③一寸法師と姫君は屋敷を出た後、舟で難波を目指したのですが、暴風に押し流されて奇妙な島に漂着してしまいました。島におりたって散策していると二匹の鬼がやってきて、一寸法師を呑み込もうとしました。しかし一寸法師は何度呑み込まれても鬼の目から出て来てしまうので、閉口した鬼は打ち出の小槌を落っことして逃げて行ってしまいました。一寸法師は打出の小槌を使って自分の背を大きくしたり、食事を出して腹を満たしたりしました。
さあ、今回が最終章です。
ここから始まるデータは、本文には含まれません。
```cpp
template <class K>
int mx_build_images(std::vector<typename K::Img> &img, std::vector<uint16_t> &opsv, int qlo, int qhi)
{
    typedef typename K::Img Img;
    std::vector<jx_mxtab> tab;
    int rc = mx_plan_tabs(tab, K::mode, qlo, qhi);
    opsv.assign(sizeof(mx_tile) / sizeof(uint16_t) * K::tiles * JX_MX_PARTS, 0);
    mx_tile *ops = (mx_tile *)opsv.data();
    if (!rc) rc = K::operands(ops);
    if (rc) return rc;
    for (unsigned p = 0; p < JX_MX_PARTS; p++)
        for (unsigned l = 0; l < 64; l++)
            for (int e = 0; e < 8; e++)
                if (ops[K::tiles * p + K::pair + ((l & 15u) < 8 ? 1 : 0)][l][e]) return JPGX_EARG;
    img.resize(2 * (JX_MAXQ + 1));
    memset(img.data(), 0, img.size() * sizeof(Img));
    for (int f = 0; f < 2; f++)
        for (int q = qlo; q <= qhi; q++) {
            Img &I = img[f * (JX_MAXQ + 1) + q];
            const jx_mxtab &t = tab[f * (JX_MAXQ + 1) + q];
            MxTab full;
            mx_layout_tab(full, t, K::ncol);
            for (unsigned jp = 0; jp < 16; jp++) {
                I.limc[0][jp] = mx_limc(full, 1, jp);
                I.limc[1][jp] = mx_limc(full, 3, jp);
            }
            K::land(I, full, ops);
            mx_scan_t(I.scan_t);
            mx_ex_tab(I.ex, t);
        }
    return JPGX_OK;
}

template <class K>
int mx_tables_for_current_device()
{
    static std::once_flag once[JX_MAX_DEV];
    static int rcs[JX_MAX_DEV];
    int dev = 0;
    if (hipGetDevice(&dev) != hipSuccess || dev < 0 || dev >= JX_MAX_DEV) return JPGX_ENODEV;
// ... 58 lines not shown
```

jpeg-encoder-and-decoder_amd/csrc/jpgx_plan.cpp:

```cpp
#include <math.h>
#include <string.h>

#include <algorithm>
#include <memory>

#include "jpgx_internal.h"
#include "jx_consts.h"
#include "xform_math.h"

static const int kLum[8][8] = JX_Q_LUM_INIT;
static const int kChr[8][8] = JX_Q_CHR_INIT;

namespace {

struct Bnd {
    double lo, hi, E;
};

struct BoundOps {
    typedef Bnd T;
    static double mag(const Bnd &a) { return std::max(fabs(a.lo), fabs(a.hi)); }
    static Bnd round_(double lo, double hi, double err)
    {
        const double u = 0x1p-24;
// ... 346 lines not shown
static long double mx_exact(int mode, int k, int n)
{
    if (n >= mx_ncol(mode) || k > mx_nk(mode)) return 0;
    const long double pi = 3.141592653589793238462643383279502884L;
    const int u = n % 8;
    if (mode == 0) {
        const int c = n / 8;
        if (k < 24) {
            const int x = k / 3, p = k % 3;
            return (long double)kMxA[c][p] * cosl((2 * x + 1) * u * pi / 16);
        }
        return u == 0 && c == 0 ? -1024.0L : 0;
    }
    if (k == mx_nk(mode)) return 0;
    const int c = 1 + n / 8, kk = k % 48, x = kk / 3, p = kk % 3;
    return (mode == 1 ? 0.5L : 0.25L) * (long double)kMxA[c][p] * cosl((2 * (x / 2) + 1) * u * pi / 16);
}

constexpr int kMxBExp = 15, kMxBiasExp = -9;
static long double mx_enc(long double v, bool bias, uint16_t *bits)
{
    const int e = bias ? kMxBiasExp : kMxBExp;
    return ldexpl(f16_round(ldexpl(v, e), bits), -e);
}

struct MxSplit {
    int mode, nk, ncol;
    long double h[97][24], l[97][24], m[97][24];
    uint16_t bh[97][24], bl[97][24], bm[97][24];
    uint16_t bits(int part, int k, int n) const
    {
        return k > nk ? 0 : (part == 0 ? bh[k][n] : (part == 1 ? bl[k][n] : bm[k][n]));
    }
};
typedef std::unique_ptr<MxSplit> MxSplitPtr;

static int mx_split(int mode, MxSplit &S)
{
    memset(&S, 0, sizeof S);
    S.mode = mode;
    S.nk = mx_nk(mode);
    S.ncol = mx_ncol(mode);
    for (int k = 0; k <= S.nk; k++)
        for (int n = 0; n < S.ncol; n++) {
            const long double B = mx_exact(mode, k, n);
            const bool bias = k == S.nk;
            const long double hv = mx_enc(bias ? B : rintl(ldexpl(B, 11)) / 2048.0L, bias, &S.bh[k][n]);
            if (ldexpl(hv, 11) != rintl(ldexpl(hv, 11))) return JPGX_EARG;
            S.h[k][n] = hv;
            const long double ls = mx_enc(ldexpl(B - hv, JX_MX_LOEXP), bias, &S.bl[k][n]);
            S.l[k][n] = ldexpl(ls, -JX_MX_LOEXP);
            if (JX_MX_PARTS == 3) {
                const long double ms = mx_enc(ldexpl(B - hv, JX_MX_LOEXP) - ls, bias, &S.bm[k][n]);
                S.m[k][n] = ldexpl(ms, -JX_MX_LOEXP);
            }
        }
    for (int n = 0; n < S.ncol; n++) {
        long double sh = fabsl(S.h[S.nk][n]);
        for (int k = 0; k < S.nk; k++) sh += 255.0L * fabsl(S.h[k][n]);
        if (sh >= 8192.0L) return JPGX_EARG;
    }
    return JPGX_OK;
}

extern "C" int jx_mx_parts(void) { return JX_MX_PARTS; }
extern "C" int jx_mx_loexp(void) { return JX_MX_LOEXP; }

extern "C" int jx_mx_operands(uint16_t ops[3 * JX_MX_PARTS][64][8])
{
    MxSplitPtr S(new MxSplit);
    const int rc = mx_split(0, *S);
    if (rc) return rc;
    for (int part = 0; part < JX_MX_PARTS; part++)
        for (int which = 0; which < 3; which++)
            for (int l = 0; l < 64; l++)
                for (int e = 0; e < 8; e++) {
                    const int k = 8 * (l >> 4) + e, j = l & 15;
                    int n = -1;
                    if (which == 0) n = j;
                    else if (which == 1 && j < 8) n = 16 + j;
                    else if (which == 2 && j >= 8) n = 16 + j - 8;
                    ops[3 * part + which][l][e] = n >= 0 ? S->bits(part, k, n) : 0;
                }
    return JPGX_OK;
}

static int mxc_operands(int mode, uint16_t *ops)
{
    MxSplitPtr Y(new MxSplit), C(new MxSplit);
    int rc = mx_split(0, *Y);
    if (!rc) rc = mx_split(mode, *C);
    if (rc) return rc;
    const int nwhich = 2 + mx_products(mode);
    for (int part = 0; part < JX_MX_PARTS; part++)
        for (int which = 0; which < nwhich; which++)
            for (int l = 0; l < 64; l++)
                for (int e = 0; e < 8; e++) {
                    const int j = l & 15, k = 8 * (l >> 4) + e;
                    uint16_t v = 0;
                    if (which >= 2) v = C->bits(part, 32 * (which - 2) + k, j);
                    else if (which == 0 ? j < 8 : j >= 8) v = Y->bits(part, k, j & 7);
                    ops[((part * nwhich + which) * 64 + l) * 8 + e] = v;
                }
    return JPGX_OK;
}

extern "C" int jx_mx422_operands(uint16_t ops[JX_MX_PARTS][4][64][8]) { return mxc_operands(1, &ops[0][0][0][0]); }
extern "C" int jx_mx420_operands(uint16_t ops[JX_MX_PARTS][5][64][8]) { return mxc_operands(2, &ops[0][0][0][0]); }

static Bnd mx_row_bound(const MxSplit &S, int n)
{
    const int nk = S.nk;
    long double loh = S.h[nk][n], hih = S.h[nk][n];
    long double lol = S.l[nk][n] + S.m[nk][n], hil = lol;
    long double sl = fabsl(S.l[nk][n]) + fabsl(S.m[nk][n]);
    long double rep = fabsl(mx_exact(S.mode, nk, n) - S.h[nk][n] - S.l[nk][n] - S.m[nk][n]);
    for (int k = 0; k < nk; k++) {
        const long double bh = S.h[k][n], bo = S.l[k][n] + S.m[k][n];
        loh += std::min(0.0L, 255.0L * bh);
        hih += std::max(0.0L, 255.0L * bh);
        lol += std::min(0.0L, 255.0L * bo);
        hil += std::max(0.0L, 255.0L * bo);
        sl += 255.0L * (fabsl(S.l[k][n]) + fabsl(S.m[k][n]));
        rep += 255.0L * fabsl(mx_exact(S.mode, k, n) - S.h[k][n] - S.l[k][n] - S.m[k][n]);
    }
    const double nadd = 2.0 * ((32.0 * mx_products(S.mode) + 1.0) * (JX_MX_PARTS - 1));
    const double el = (double)(nadd * sl * 0x1p-23L + rep);
    return BoundOps::add(Bnd{(double)loh, (double)hih, 0.0},
                         Bnd{(double)lol - el, (double)hil + el, el});
}
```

さっそくいきましょう。
【現代語訳】
その後、一寸法師は打ち出の小槌で金や銀を出し、姫君を連れて都へと戻ると、五条の辺りを宿として十日ほどいたのですが、若くて立派な男女がいるという噂が自然と広まって帝のお耳にも入り、急遽一寸法師をお呼び出しになりました。
すぐに参内すると、帝がお会いになって、こうおっしゃいました。
「ほんとうに美しい子だ。どう見てもこれは卑しい出自の者ではない」
帝が一寸法師の先祖は誰なのかお尋ねになりました。すると一寸法師が答えます。
「年老いた父は、人の讒言によって流されてしまった堀河の中納言と申した人の子で、流された田舎で生まれ育ちました。年老いた母は、伏見の少将と申した人の娘で、幼い頃に両親に先立たれてしまったそうです」
帝の思ったとおり、一寸法師は出自も卑しくはなく、性質にも卑俗なところがなかったので、殿上へとお呼ばれになって少将に任命され、めでたく堀河の少将と名乗るようになりました。少将は両親も都に呼んで、またとないほど大事にお世話なさったのでした。
そうこうするうちに、少将殿は中納言へと昇進なさいました。性分や容姿をはじめとして、万事が立派でいらっしゃったので、ご一族の評判は素晴らしいものとなりました。宰相殿もこのことを聞き及んで、とてもお喜びになりました。その後、一寸法師こと堀河の中納言と姫君は三人の子宝にも恵まれ、素晴らしく繁栄なさったのでした。
住吉の神が困っている人を救おうとお誓いになったことにより、後世まで繁栄なさったということでは、世にこれほど素晴らしい例しはないだろう、と人はみな申しております。
最後は流布版と比べてそれほどの違和感はありません。
ついには打ち出の小槌で金銀財宝まで出してしまったを除けば。笑
また、お爺さんとお婆さんの素性が詳しく語られ、一寸法師の出世も具体的に描写されていますね。
何はともあれ、めでたしめでたし。
以上、御伽草子版『一寸法師』でした。
【原文】
その後、金銀打ち出だし、姫君ともに都みやこへ上り、五条あたりに宿をとり、十日ばかりありけるが、このこと隠れなければ、内裏に聞こし召されて、いそぎ一寸法師をぞ召されけり。すなはち参内つかまつり、大王御覧じて、「まことにいつくしき童にて侍る。いかさまこれはいやしからず」。先祖を尋たずね給ふ。おほぢは、堀河の中納言と申す人の子なり。人の讒言により流され人となり給ふ。田舎にてまうけし子なり。うばは、伏見の少将と申す人の子なり。幼き時より父母におくれ給ひ、かやうに心もいやしからざれば、殿上へ召され、堀河の少将になし給ふこそめでたけれ。父母をも呼び参らせ、もてなしかしづき給ふこと、世の常にてはなかりけり。
さるほどに少将殿、中納言になり給ふ。心かたち、始めより、よろづ人にすぐれ給へば、御一門のおぼえ、いみじくおぼしける。宰相殿聞こし召し、喜び給ひける。その後、若君三人出で来けり。めでたく栄え給けり。
住吉の御誓ひに、末繁盛に栄え給ふ、世のめでたきたまし、これに過ぎたることはよもあらじ、とぞ申し侍りける。